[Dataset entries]
__________

diff --git a/defslam_amd/csrc/sft_wave.h b/defslam_amd/csrc/sft_wave.h
--- a/defslam_amd/csrc/sft_wave.h
+++ b/defslam_amd/csrc/sft_wave.h
@@ -21,7 +21,9 @@
 constexpr int WV_L_WIN = 0;
 constexpr int WV_L_BORD = 1024;
 constexpr int WV_L_WSCR = 2048;
+constexpr int WV_L_STURN = 2320;
 constexpr int WV_L_CN = 2336;
+constexpr int WV_L_XB = 2392;
 constexpr int WV_L_XRING = 2400;
 constexpr int WV_L_LAND = 2528;
 constexpr int WV_LDS_DOUBLES = WV_L_LAND + 10 * 256;
@@ -303,134 +305,143 @@
   int nT, active;
   double xb;
 };
+constexpr int WV_LAND_PITCH = 1024;
+constexpr int WV_LAND_HALF2 = 8 * 1024 + 128;
+static_assert(2047 + WV_LAND_HALF2 + 9 * WV_LAND_PITCH < 10 * 2048, "landing buffer");
+__device__ __forceinline__ unsigned wv_land_map(unsigned o) { return o < 1024u ? o : o + (unsigned)WV_LAND_HALF2; }
+using lds_char = __attribute__((address_space(3))) char;
+constexpr int WV_BS_AHEAD = 4;
+
+template <int GOFF, int LOFF>
+__device__ __forceinline__ void wv_bs_request_kb(unsigned voff, const SFT_G char* col, unsigned l0) {
+  constexpr int imm = GOFF % 4096;
+  asm volatile("s_add_u32 m0, %2, %c3\n\ts_nop 0\n\t"
+               "global_load_lds_dwordx4 %0, %1 offset:%c4"
+               :: "v"(voff), "s"(col + (GOFF - imm)), "s"(l0), "n"(LOFF - imm), "n"(imm) : "memory", "m0", "scc");
+}
+template <int I>
+__device__ __forceinline__ void wv_bs_request_tiles(unsigned voff, const SFT_G char* col, unsigned l0) {
+  if constexpr (I <= 8) {
+    wv_bs_request_kb<2048 * I, WV_LAND_PITCH * I>(voff, col, l0);
+    wv_bs_request_kb<2048 * I + 1024, 1024 + WV_LAND_HALF2 + WV_LAND_PITCH * I>(voff, col, l0);
+    wv_bs_request_tiles<I + 1>(voff, col, l0);
+  }
+}
+template <int PART = 0>
 __device__ __forceinline__ void wv_bs_request(const WvPrev& Q, int J, lds_double* land, int lane) {
   const unsigned voff = 16u * (unsigned)lane;
-  const SFT_G char* col = reinterpret_cast<const SFT_G char*>(Q.Lg + ((size_t)J * (BT + 1)) * 256);
-  const SFT_G char* w = reinterpret_cast<const SFT_G char*>(Q.Linv + (size_t)J * 256);
   const unsigned l0 = (unsigned)__builtin_amdgcn_readfirstlane((int)(size_t)land);
-  asm volatile("s_mov_b32 m0, %2\n\ts_nop 0\n\t"
-               "global_load_lds_dwordx4 %0, %1\n\t"
-               "global_load_lds_dwordx4 %0, %1 offset:2048\n\t"
-               "global_load_lds_dwordx4 %0, %1 offset:3072"
-               :: "v"(voff), "s"(col), "s"(l0) : "memory", "m0");
-#pragma unroll
-  for (int grp = 1; grp < 5; grp++) {
-    const SFT_G char* cg = col + 4096 * grp;
-    const unsigned lg = l0 + 4096u * grp;
-    if (grp < 4)
-      asm volatile("s_mov_b32 m0, %2\n\ts_nop 0\n\t"
-                   "global_load_lds_dwordx4 %0, %1\n\t"
-                   "global_load_lds_dwordx4 %0, %1 offset:1024\n\t"
-                   "global_load_lds_dwordx4 %0, %1 offset:2048\n\t"
-                   "global_load_lds_dwordx4 %0, %1 offset:3072"
-                   :: "v"(voff), "s"(cg), "s"(lg) : "memory", "m0");
-    else
-      asm volatile("s_mov_b32 m0, %2\n\ts_nop 0\n\t"
-                   "global_load_lds_dwordx4 %0, %1\n\t"
-                   "global_load_lds_dwordx4 %0, %1 offset:1024"
-                   :: "v"(voff), "s"(cg), "s"(lg) : "memory", "m0");
-  }
-  asm volatile("s_mov_b32 m0, %2\n\ts_nop 0\n\t"
-               "global_load_lds_dwordx4 %0, %1\n\t"
-               "global_load_lds_dwordx4 %0, %1 offset:1024"
-               :: "v"(voff), "s"(w), "s"(l0 + 18u * 1024u) : "memory", "m0");
-}
-__device__ __forceinline__ void wv_bs_column(const WvPrev& Q, int J, const lds_double* land, lds_double* xring, int lane) {
-  const int c = lane & 15;
-  const lds_v2d* t2 = reinterpret_cast<const lds_v2d*>(land) + 2 * lane;
-  double s[4];
+  if constexpr (PART != 2) {
+    const SFT_G char* col = reinterpret_cast<const SFT_G char*>(Q.Lg + ((size_t)J * (BT + 1)) * 256);
+    wv_bs_request_kb<0, 0>(voff, col, l0);
+    wv_bs_request_tiles<1>(voff, col, l0);
+  }
+  if constexpr (PART != 1) {
+    const SFT_G char* w = reinterpret_cast<const SFT_G char*>(Q.Linv + (size_t)J * 256);
+    wv_bs_request_kb<0, WV_LAND_PITCH * 9>(voff, w, l0);
+    wv_bs_request_kb<1024, 1024 + WV_LAND_HALF2 + WV_LAND_PITCH * 9>(voff, w, l0);
+  }
+}
+template <bool REQ = false>
+__device__ __forceinline__ void wv_bs_column(const WvPrev& Q, int J, lds_double* lds, int lane) {
+  const int g = lane >> 4, c = lane & 15;
+  const lds_char* land = reinterpret_cast<const lds_char*>(lds + WV_L_LAND);
+  lds_double* xring = lds + WV_L_XRING;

__________

* [Exercise description]
Which of the lines above hold the string "template"? Copy each one.

* [Task result]
+template <int GOFF, int LOFF>
+template <int I>
+template <int PART = 0>
+template <bool REQ = false>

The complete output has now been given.